Hi, This is my first post, (except to introduce myself on roll call) I just got a masterbuilt 30" electric smoker for fathers day/birthday. I  like it so far. This past wekend, july 5th  was my 2nd attempt at pulled pork & 3rd try to smoke ribs. They turned out OK but i think with practice it will get better.  The digital readout on the MBS  doesn't seen to be accurate. I bought a digital thermometer placed it on the middle rack . The MBS has to b set at about 245-250 to get temp inside smoker to 225. Has anyone else had this happen? I plan to call Masterbuilt to let them know and maybe get ideals. Thanks for any help.

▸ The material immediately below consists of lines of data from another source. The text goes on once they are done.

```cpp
bool gemm_f64_big_eligible(bool tA, bool tB, int64_t M, int64_t N, int64_t K, const double* A, int64_t lda,
                           const double* B, int64_t ldb, const double* C, int64_t ldc);
void gemm_f64_big(ccz_ctx* c, bool tA, bool tB, int64_t M, int64_t N, int64_t K, double alpha, const double* A,
                  int64_t lda, const double* B, int64_t ldb, double beta, double* C, int64_t ldc, bool lower_only);

bool gemm_f64_skinny_eligible(bool tA, bool tB, int64_t M, int64_t N, int64_t K, const double* A, int64_t lda,
                              const double* B, int64_t ldb);
void gemm_f64_skinny(ccz_ctx* c, bool tA, int64_t M, int64_t N, int64_t K, double alpha, const double* A, int64_t lda,
                     const double* B, int64_t ldb, double beta, double* C, int64_t ldc);

void cholinv_batched(ccz_ctx* c, int count, double* const* A, const int64_t* lda, const int64_t* d, double* const* L,
                     const int64_t* ldl, double* const* X, const int64_t* ldx, double* const* T, int* info_dev);
void trinv_batched(ccz_ctx* c, int count, const double* const* L, const int64_t* ldl, const int64_t* d, double* const* X,
                   const int64_t* ldx, const double* const* T);
void copy_lower(ccz_ctx* c, int64_t d, const double* src, int64_t lds_, double* dst, int64_t ldd);
struct MultiGemmArgs {
  const double* A; const double* B; double* C; double* Ct;
  int64_t lda, ldb, ldc, ldct;
  int64_t M, N, K;
// ... 13 lines not shown
```

### cca_zoo_amd/csrc/ops_hip.hip

```cpp
#include <algorithm>
#include <chrono>
#include <string>
#include <vector>
#include <cmath>
#include <cstdio>
#include <cstdlib>
#include <cstring>

#include "hip_common.h"
#include "jacobi_dev.h"
#include "reduce.h"
#include "rng_hash.h"

namespace ccz {

void* dev_alloc(ccz_ctx* c, size_t bytes) {
  Impl* im = impl(c);
  if (bytes == 0) bytes = 8;
  bytes = (bytes + 255) & ~size_t(255);
  int best = -1;
  for (size_t i = 0; i < im->pool.size(); ++i) {
    PoolBlock& b = im->pool[i];
    if (!b.used && b.bytes >= bytes && b.bytes <= bytes + bytes / 4 + 4096) {
      if (best < 0 || b.bytes < im->pool[best].bytes) best = int(i);
// ... 932 lines not shown
  } else {
    for (int64_t bj = nblk - 1; bj >= 0; --bj) {
      const int64_t j = bj * NB;
      const int nb = int(std::min<int64_t>(NB, d - j));
      gemm_ex(c, false, true, r, nb, nb, 1.0, X + j, ldx, invT.get() + bj * NB * NB, NB, 0.0, tmp, NB, X + j, ldx, false);
      if (j > 0)
        gemm(c, false, false, r, j, nb, -1.0, tmp, NB, L + j * ldl, ldl, 1.0, X, ldx);
    }
  }
  };
  if (nblk >= 8) graph_run(c, key, body);
  else body();
}


static const int64_t SB = [] {
  const int64_t v = env::live(env::POTRF_SB);
  return (v == 256 || v == 1024) ? v : int64_t(512);
}();

static void potrf_lower_batched_steps(ccz_ctx* c, int count, double* const* A, const int64_t* d, const int64_t* lda, int* info) {
  for (int b0 = 0; b0 < count; b0 += 8) {
    const int nbt = std::min(8, count - b0);
    std::vector<DBuf> Lb(nbt), Tb(nbt);
    std::vector<double*> Lp(nbt), Tp(nbt);
    std::vector<int64_t> ldl(nbt);
    for (int i = 0; i < nbt; ++i) {
      const int64_t di = d[b0 + i];
      Lb[i] = DBuf(c, di * di);
      Tb[i] = DBuf(c, (di + NB - 1) / NB * NB * NB);
// ... 16 lines not shown
  ccz_ctx* c;
  void* prev;
  StreamSwap(ccz_ctx* c_, hipStream_t s) : c(c_), prev(c_->stream) { c->stream = s; }
  ~StreamSwap() { c->stream = prev; }
};

static void potrf_lower_batched_sb(ccz_ctx* c, int count, double* const* A, const int64_t* d, const int64_t* lda, int* info,
                                   double* const* keep, const TrsmRider* rider = nullptr, int rider_idx = -1) {
  if (count > 8) fail(CCZ_EUNSUP, "potrf_lower_batched_sb: at most 8 matrices per call");
  DBuf rtmp;
  if (rider) rtmp = DBuf(c, rider->r * SB);
  Impl* im = impl(c);
  int64_t dmax = 0;
  for (int i = 0; i < count; ++i) dmax = std::max(dmax, d[i]);
  const int64_t nsb = (dmax + SB - 1) / SB;
  std::vector<DBuf> Ld(count), Xv(count), Tv(count);
  for (int i = 0; i < count; ++i) {
    Ld[i] = DBuf(c, SB * SB);
    Tv[i] = DBuf(c, (SB / NB) * NB * NB);
    if (keep && keep[i]) {
      zero(c, keep[i], size_t((d[i] + SB - 1) / SB) * SB * SB * 8);
    } else {
      Xv[i] = DBuf(c, 2 * SB * SB);
      zero(c, Xv[i], size_t(2) * SB * SB * 8);
    }
  }
  const int nslots = int(nsb) * 8;
  PoolBuf<int> info_dev(c, nslots);
  struct Unwind {
    Impl* im; bool armed = true;
    ~Unwind() { if (armed && im->aux) (void)hipStreamSynchronize(im->aux->st.get()); }
  } unwind{im};

  hipStream_t s_main = stream(c), s_aux = s_main;
  bool la = potrf_lookahead() != 0 && nsb > 1;
  if (la) {
    if (!im->aux && !make_side_stream(im->aux)) la = false;
    if (la) s_aux = im->aux->st.get();
  }
  const hipEvent_t aux_ev[2] = {la ? im->aux->ev[0].get() : nullptr, la ? im->aux->ev[1].get() : nullptr};

  auto factor = [&](int64_t J) {
    const int64_t j0 = J * SB;
    double* Ap[8]; double* Lp[8]; double* Xp[8]; double* Tp[8];
    int64_t la_[8], dd[8], ll[8];
    int cnt = 0;
    bool need_x = false;
    for (int i = 0; i < count; ++i) {
      if (j0 >= d[i]) continue;
      Ap[cnt] = A[i] + j0 * lda[i] + j0;
      la_[cnt] = lda[i];
      dd[cnt] = std::min(SB, d[i] - j0);
      Lp[cnt] = Ld[i].get();
      Xp[cnt] = (keep && keep[i]) ? keep[i] + J * SB * SB : Xv[i].get() + (J & 1) * SB * SB;
      Tp[cnt] = Tv[i].get();
      ll[cnt] = SB;
      need_x = need_x || (keep && keep[i]) || d[i] - j0 - dd[cnt] > 0;
      ++cnt;
    }
    if (cnt > 0) cholinv_batched(c, cnt, Ap, la_, dd, Lp, ll, need_x ? Xp : nullptr, ll, Tp, info_dev + J * 8);
  };

  factor(0);
  for (int64_t J = 0; J < nsb; ++J) {
    const int64_t j0 = J * SB;
    std::vector<DBuf> tmp(count);
    {
      MultiGemmArgs top[8], dg[8];
      int nt = 0;
      for (int i = 0; i < count; ++i) {
        if (j0 >= d[i]) continue;
        const int64_t w = std::min(SB, d[i] - j0), rem = d[i] - j0 - w;
        copy_lower(c, w, Ld[i], SB, A[i] + j0 * lda[i] + j0, lda[i]);
        if (rem <= 0) continue;
        const int64_t w1 = std::min(SB, rem);
        const double* Xj = (keep && keep[i]) ? keep[i] + J * SB * SB : Xv[i].get() + (J & 1) * SB * SB;
        tmp[i] = DBuf(c, rem * w);
        zero(c, tmp[i], size_t(w1) * w * 8);
        MultiGemmArgs& a = top[nt];
        a = MultiGemmArgs{};
        a.A = A[i] + (j0 + w) * lda[i] + j0; a.lda = lda[i]; a.tA = false;
        a.B = Xj; a.ldb = SB; a.tB = true;
        a.C = tmp[i]; a.ldc = w; a.Ct = nullptr; a.ldct = 0;
        a.M = w1; a.N = w; a.K = w; a.alpha = 1.0; a.beta = 1.0; a.lower_only = false; a.ksplit = 4;
        MultiGemmArgs& b = dg[nt];
        b = MultiGemmArgs{};
        b.A = tmp[i]; b.lda = w; b.tA = false;
        b.B = tmp[i]; b.ldb = w; b.tB = true;
        b.C = A[i] + (j0 + w) * lda[i] + (j0 + w); b.ldc = lda[i]; b.Ct = nullptr; b.ldct = 0;
        b.M = w1; b.N = w1; b.K = w; b.alpha = -1.0; b.beta = 1.0; b.lower_only = true; b.ksplit = 4;
        ++nt;
      }
      if (nt > 0) {
        gemm_f64_multi(c, nt, top);
        gemm_f64_multi(c, nt, dg);
      }
    }
    if (J + 1 < nsb) {
      if (la) {
        CCZ_HIP(hipEventRecord(aux_ev[0], s_main));
        CCZ_HIP(hipStreamWaitEvent(s_aux, aux_ev[0], 0));
        {
          StreamSwap sw(c, s_aux);
          const int cap0 = im->chain_cap;
          im->chain_cap = env::once(env::CHAIN_WGS_LA);
          try { factor(J + 1); } catch (...) { im->chain_cap = cap0; throw; }
          im->chain_cap = cap0;
        }
        CCZ_HIP(hipEventRecord(aux_ev[1], s_aux));
      } else {
        factor(J + 1);
      }
    }
    for (int i = 0; i < count; ++i) {
      if (j0 >= d[i]) continue;
      const int64_t w = std::min(SB, d[i] - j0), rem = d[i] - j0 - w;
      if (rem <= 0) continue;
      const int64_t w1 = std::min(SB, rem), rem2 = rem - w1;
      const int64_t j1 = j0 + w;
      copy2d(c, w1, w, tmp[i], w, A[i] + j1 * lda[i] + j0, lda[i]);
      if (rem2 <= 0) continue;
      double* A31 = A[i] + (j1 + w1) * lda[i] + j0;
      double* t2 = tmp[i].get() + w1 * w;
      const double* Xj = (keep && keep[i]) ? keep[i] + J * SB * SB : Xv[i].get() + (J & 1) * SB * SB;
      gemm(c, false, true, rem2, w, w, 1.0, A31, lda[i], Xj, SB, 0.0, t2, w);
      copy2d(c, rem2, w, t2, w, A31, lda[i]);
      gemm(c, false, true, rem2, w1, w, -1.0, t2, w, tmp[i], w, 1.0, A[i] + (j1 + w1) * lda[i] + j1, lda[i]);
      gemm_ex(c, false, true, rem2, rem2, w, -1.0, t2, w, t2, w, 1.0, A[i] + (j1 + w1) * lda[i] + (j1 + w1), lda[i], nullptr, 0, true);
    }
    if (rider && j0 < d[rider_idx]) {
      const int i = rider_idx;
      if (J == 0 && rider->prepare) rider->prepare();
      const int64_t w = std::min(SB, d[i] - j0), rem = d[i] - j0 - w;
      const double* Xinv = keep[i] + J * SB * SB;
      double* X = rider->X;
      gemm(c, false, true, rider->r, w, w, 1.0, X + j0, rider->ldx, Xinv, SB, 0.0, rtmp, SB);
      copy2d(c, rider->r, w, rtmp, SB, X + j0, rider->ldx);
      if (rem > 0)
        gemm(c, false, true, rider->r, rem, w, -1.0, rtmp, SB, A[i] + (j0 + w) * lda[i] + j0, lda[i], 1.0, X + j0 + w, rider->ldx);
    }
    if (la && J + 1 < nsb) CCZ_HIP(hipStreamWaitEvent(s_main, aux_ev[1], 0));
  }
  std::vector<int> got(nslots, 0x7fffffff);
  d2h(c, got.data(), info_dev, size_t(nslots) * sizeof(int));
  unwind.armed = false;
  info_dev.reset();
  for (int i = 0; i < count; ++i) info[i] = 0;
  for (int64_t J = 0; J < nsb; ++J) {
    int cnt = 0;
    for (int i = 0; i < count; ++i) {
      if (J * SB >= d[i]) continue;
      const int v = got[J * 8 + cnt];
      if (v != 0x7fffffff && info[i] == 0) info[i] = int(J * SB) + v;
      ++cnt;
    }
// ... 840 lines not shown
```

Before: 5.820.

## Batch blocked-Cholesky trailing GEMMs and copies; fuse pilot fix-up into split reduce

Restructures the multi-view blocked Cholesky loop. Per-view trailing-update GEMMs (and the rider product) now go into one grouped f64 pipe kernel launch, and the scattered copy/zero operations are deferred into a single batched copy-jobs kernel per block step. Panel and L buffers are double-buffered and persistent, so per-iteration allocations go away. Separately, the pilot-mean fix-up in the split gram route is folded into the split reduce kernel, which drops a separate D×D pass. Risks: ordering of the deferred copies versus the GEMMs that read the panel, and the added lookup cost inside the grouped kernel.

```diff
diff --git a/cca_zoo_amd/csrc/gemm64_big.hip b/cca_zoo_amd/csrc/gemm64_big.hip
--- a/cca_zoo_amd/csrc/gemm64_big.hip
+++ b/cca_zoo_amd/csrc/gemm64_big.hip
@@ -60,11 +60,11 @@
 };
 
 template <bool TA, bool TB, int TM>
-__global__ __launch_bounds__(256, 2) void k_gemm_f64_pipe(int64_t M, int64_t N, int64_t K, double alpha,
-                                                          const double* __restrict__ A, int64_t lda,
-                                                          const double* __restrict__ B, int64_t ldb, double beta,
-                                                          double* __restrict__ C, int64_t ldc, int lower_only,
-                                                          int64_t k_per_split) {
+__device__ __forceinline__ void gemm_f64_pipe_tile(int64_t M, int64_t N, int64_t K, double alpha,
+                                                   const double* __restrict__ A, int64_t lda,
+                                                   const double* __restrict__ B, int64_t ldb, double beta,
+                                                   double* __restrict__ C, int64_t ldc, int lower_only,
+                                                   int64_t k_per_split, int by, int bx, int bz, bool split) {
   constexpr int WN = TM == 128 ? 64 : 32;
   constexpr int NB = WN / 16;
   constexpr int SA = TM + 2;
@@ -72,7 +72,7 @@
   constexpr int NSTG = TM / 32 + DT / 32;
   extern __shared__ __attribute__((aligned(16))) char smem_p[];
   double* lds = reinterpret_cast<double*>(smem_p);
-  const int64_t m0 = int64_t(blockIdx.y) * TM, n0 = int64_t(blockIdx.x) * DT;
+  const int64_t m0 = int64_t(by) * TM, n0 = int64_t(bx) * DT;
   if (lower_only && n0 > m0 + (TM - 1)) return;
   const int tid = threadIdx.x, lane = tid & 63, wave = tid >> 6;
   const int a_off = TM == 128 ? (wave >> 1) * 64 : 0;
@@ -88,8 +88,7 @@
 
   StagerW<TA, TM> sa;
   StagerW<!TB, DT> sb;
-  const bool split = gridDim.z > 1;
-  const int64_t kz0 = int64_t(blockIdx.z) * k_per_split;
+  const int64_t kz0 = int64_t(bz) * k_per_split;
   const int64_t nkb = (min(K, kz0 + k_per_split) - kz0) / DK;
   if (nkb <= 0) return;
 
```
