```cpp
template <int LOG2> RBT_DEV void en_fwd_transform_n(int is_dst, int bd, RBT_LDS_AS RbtReconLdsCore* r) {
  constexpr int N = 1 << LOG2; const int s1 = LOG2 + bd - 9, s2 = LOG2 + 6;
  RBT_PAR_FOR(i, N * N) {
    int k = i & (N - 1), y = i >> LOG2, s = 0;
#pragma unroll
    for (int x = 0; x < N; x++) s += rc_tcoef(r, N, is_dst, k, x) * r->res[y * N + x];
    r->tmp[i] = (int16_t)(s1 > 0 ? (s + (1 << (s1 - 1))) >> s1 : s);
  }
  RBT_SYNC_LDS();
  RBT_PAR_FOR(i, N * N) {
    int kh = i & (N - 1), kv = i >> LOG2, s = 0;
#pragma unroll
    for (int y = 0; y < N; y++) s += rc_tcoef(r, N, is_dst, kv, y) * r->tmp[y * N + kh];
    r->res[i] = (int16_t)rbt_clip3(-32768, 32767, (s + (1 << (s2 - 1))) >> s2);
  }
  RBT_SYNC_LDS();
}
template <int LOG2> RBT_DEV void en_fwd_transform_pair_n(int bd, RBT_LDS_AS RbtReconLdsCore* r) {
  constexpr int N = 1 << LOG2, NN = N * N; const int s1 = LOG2 + bd - 9, s2 = LOG2 + 6;
  RBT_PAR_FOR(i, 2 * NN) {
    const int b = i >> (2 * LOG2), j = i & (NN - 1), k = j & (N - 1), y = j >> LOG2; int s = 0;
#pragma unroll
    for (int x = 0; x < N; x++) s += rc_tcoef(r, N, 0, k, x) * r->res[b * 256 + y * N + x];
    r->tmp[b * 256 + j] = (int16_t)(s1 > 0 ? (s + (1 << (s1 - 1))) >> s1 : s);
  }
  RBT_SYNC_LDS();
  RBT_PAR_FOR(i, 2 * NN) {
    const int b = i >> (2 * LOG2), j = i & (NN - 1), kh = j & (N - 1), kv = j >> LOG2; int s = 0;
#pragma unroll
    for (int y = 0; y < N; y++) s += rc_tcoef(r, N, 0, kv, y) * r->tmp[b * 256 + y * N + kh];
    r->res[b * 256 + j] = (int16_t)rbt_clip3(-32768, 32767, (s + (1 << (s2 - 1))) >> s2);
  }
  RBT_SYNC_LDS();
}
RBT_DEV void en_fwd_transform_32(int bd, RBT_LDS_AS RbtReconLdsCore* r) {
#ifdef RBT_HOSTEMU
  en_fwd_transform_n<5>(0, bd, r);
#else
  mf_mm32<false>(r->dct, 32, 1, r->res, r->tmp, 5 + bd - 9, 0);
  mf_mm32<true>(r->dct, 32, 1, r->tmp, r->res, 5 + 6, 1);
#endif
}
RBT_DEV void en_fwd_transform(int log2, int is_dst, int bd, RBT_LDS_AS RbtReconLdsCore* r) {
  if (log2 == 2) en_fwd_transform_n<2>(is_dst, bd, r);
  else if (log2 == 3) en_fwd_transform_n<3>(0, bd, r);
  else if (log2 == 4) en_fwd_transform_n<4>(0, bd, r);
  else en_fwd_transform_32(bd, r);
}
RBT_DEV int en_quant(int log2, int qp, int bd, int is_intra, RBT_LDS_AS RbtEncLds* l) {
  int N = 1 << log2, qbits = 14 + qp / 6 + (15 - bd - log2), sc = k_quant_scale[qp % 6], part = 0;
  long long add = (long long)(is_intra ? 171 : 85) << (qbits - 9);
  RBT_PAR_FOR(i, N * N) {
    int c = l->rc.res[i], a = rbt_abs(c);
    long long q = ((long long)a * sc + add) >> qbits;
    if (q > 32767) q = 32767;
    l->lvl[i] = (int16_t)(c < 0 ? -q : q);
    part += q != 0;
  }
  int nz = en_wave_sum(part, l);
  return nz;
}
RBT_DEV int en_code_tb(RbtFrame* f, int c_idx, int x0, int y0, int log2, int qp, int is_intra, RBT_LDS_AS RbtEncLds* l) {
  const RbtStreamCfg* g = &f->cfg;
  int N = 1 << log2, pw = c_idx ? g->cw : g->w, bd = g->bit_depth, maxv = (1 << bd) - 1;
  const uint16_t* sp = f->src[c_idx]; uint16_t* rp = f->pix[c_idx]; int16_t* cp = f->coef[c_idx];
  RBT_PAR_FOR(i, N * N) { int x = i & (N - 1), y = i >> log2; l->rc.res[i] = (int16_t)((int)sp[(size_t)(y0 + y) * pw + x0 + x] - (int)l->rc.pred[i]); }
  RBT_SYNC_LDS();
  int occ_none = 0;
  if (f->occ4 != nullptr) {
    const int sh = c_idx ? 1 : 0;
#define EN_TBP_OCC(i) en_occ_unit(f, ((x0 + ((i) & (N - 1))) << sh) >> 2, ((y0 + ((i) >> log2)) << sh) >> 2)
    int pc = 0, ps = 0;
    RBT_PAR_FOR(i, N * N) { if (EN_TBP_OCC(i)) { pc++; ps += l->rc.res[i]; } }
    const int cnt = en_wave_sum(pc, l);
    occ_none = cnt == 0;
    if (cnt > 0 && cnt < N * N) {
      const int mean = en_round_mean(en_wave_sum(ps, l), cnt);
      RBT_PAR_FOR(i, N * N) { if (!EN_TBP_OCC(i)) l->rc.res[i] = (int16_t)mean; }
      RBT_SYNC_LDS();
    }
#undef EN_TBP_OCC
  }
  int nz;
  if (occ_none) { RBT_PAR_FOR(i, N * N) l->lvl[i] = 0; nz = 0; }
  else if (f->lossless) {
    int part = 0;
    RBT_PAR_FOR(i, N * N) { l->lvl[i] = l->rc.res[i]; part += l->rc.res[i] != 0; }
    nz = en_wave_sum(part, l);
  } else {
    en_fwd_transform(log2, c_idx == 0 && log2 == 2 && is_intra, bd, &l->rc);
    nz = en_quant(log2, qp, bd, is_intra, l);
  }
  RBT_SYNC_LDS();
  if (nz) { RBT_PAR_FOR(i, N * N) { int x = i & (N - 1), y = i >> log2; cp[(size_t)(y0 + y) * pw + x0 + x] = l->lvl[i]; } }
  if (nz && !f->lossless) {
    int bd_shift = bd + log2 - 5, scale = (16 * k_dequant_scale[qp % 6]) << (qp / 6);
    long long add = 1ll << (bd_shift - 1);
    RBT_PAR_FOR(i, N * N) { long long v = ((long long)l->lvl[i] * scale + add) >> bd_shift; l->rc.res[i] = (int16_t)(v < -32768 ? -32768 : (v > 32767 ? 32767 : v)); }
// ... 1066 lines not shown
```

### rabbit-transcoding_amd/csrc/rbt_recon.h

```cpp
#pragma once
#include "rbt_tables.h"
#include "rbt_types.h"
#include "rbt_mfma.h"

struct RbtReconLdsCore {
  int32_t nb[132];
  alignas(16) int16_t res[32 * 32];
  alignas(16) int16_t tmp[32 * 32];
  int8_t dct[32 * 32]; int8_t dst[16];
};
struct RbtReconLds : RbtReconLdsCore {
  int32_t nbf[132];
  int32_t ref[100];
  int32_t ref2[100];
  uint16_t pred[32 * 32];
};
RBT_DEV void rc_stage_tables(RBT_LDS_AS RbtReconLdsCore* l) {
  RBT_PAR_FOR(i, 1024) l->dct[i] = k_dct32[i >> 5][i & 31];
  RBT_PAR_FOR(i, 16) l->dst[i] = k_dst4[i >> 2][i & 3];
  RBT_SYNC_LDS();
}

RBT_DEV int rc_morton(int x4, int y4) {
  int z = 0;
  for (int b = 0; b < 4; b++) z |= (((x4 >> b) & 1) << (2 * b)) | (((y4 >> b) & 1) << (2 * b + 1));
  return z;
}
RBT_DEV int rc_z_before(int ax, int ay, int bx, int by) {
  const int dx = ax ^ bx, dy = ay ^ by, x_decides = dy < dx && dy < (dx ^ dy);
  return x_decides ? ax < bx : ay < by;
}
RBT_DEV int rc_avail(const RbtFrame* f, int xc, int yc, int xn, int yn) {
  const RbtStreamCfg* g = &f->cfg;
  if (xn < 0 || yn < 0 || xn >= g->w || yn >= g->h) return 0;
  int L = g->log2_ctb, an = (yn >> L) * g->w_ctb + (xn >> L), ac = (yc >> L) * g->w_ctb + (xc >> L);
  if (an > ac || f->ctb_slice[an] != f->ctb_slice[ac]) return 0;
  if (an == ac) {
    int m = (1 << L) - 1;
    if (rc_morton((xn & m) >> 2, (yn & m) >> 2) >= rc_morton((xc & m) >> 2, (yc & m) >> 2)) return 0;
  }
  if (g->cip && (f->pm[(yn >> 2) * g->w4 + (xn >> 2)] & RBT_PM_MODE_MASK) != RBT_MODE_INTRA) return 0;
  return 1;
}
RBT_DEV int rc_tcoef(const RBT_LDS_AS RbtReconLdsCore* l, int N, int is_dst, int k, int n) { return is_dst ? l->dst[k * 4 + n] : l->dct[k * (32 / N) * 32 + n]; }
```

Larryacguy


----------



## paprika pal (Jul 7, 2014)

Larryacguy, I have built and owned many smokers.  That being said I have never had one act the exact same as far as temperatures go.  I recommend that you trust your internal thermometer and go by that and not what it says on the outside temperature control.  I have always had best luck with an internal probe placed along side of the meat and slid through a potato(so it doesn't touch the metal grate) and an internal meat thermometer.  Many wireless options on the market I feel they are a great investment for around $40-$60.


----------



## geerock (Jul 7, 2014)

The new generation of masterbuilts are notorious for the exact issue you are experiencing.  What this means for you is, because you have a set limit of 275 on your controller,  the highest cook temp that you can attain is about 250.  As you get into smoking other things you will probably want to be able to smoke higher than that.  Call masterbuilt so they can srnd you a new controller (they are well aware of this problem).  But be advised that they will probably send you a controller that will do the same thing.  If you can, return it.  I've had that unit in a 40 and it was nothing but trouble.  Beware.


----------



## larryacguy (Jul 7, 2014)

Well, live&learn ......maybe i should hv done more research before i bought a MES...just didnt want to spend the extra$ being a newbee smoker. Thanks i will contact the mfg. hopefully it will b a good beginner smoker and i can upgrade later..


----------



## larryacguy (Jul 8, 2014)

I contacted Masterbuilt. Jennifer was very helpful & has a new control coming my way. This weekend i plan to install part & test. I will let you know how it does after repaires have been made.


----------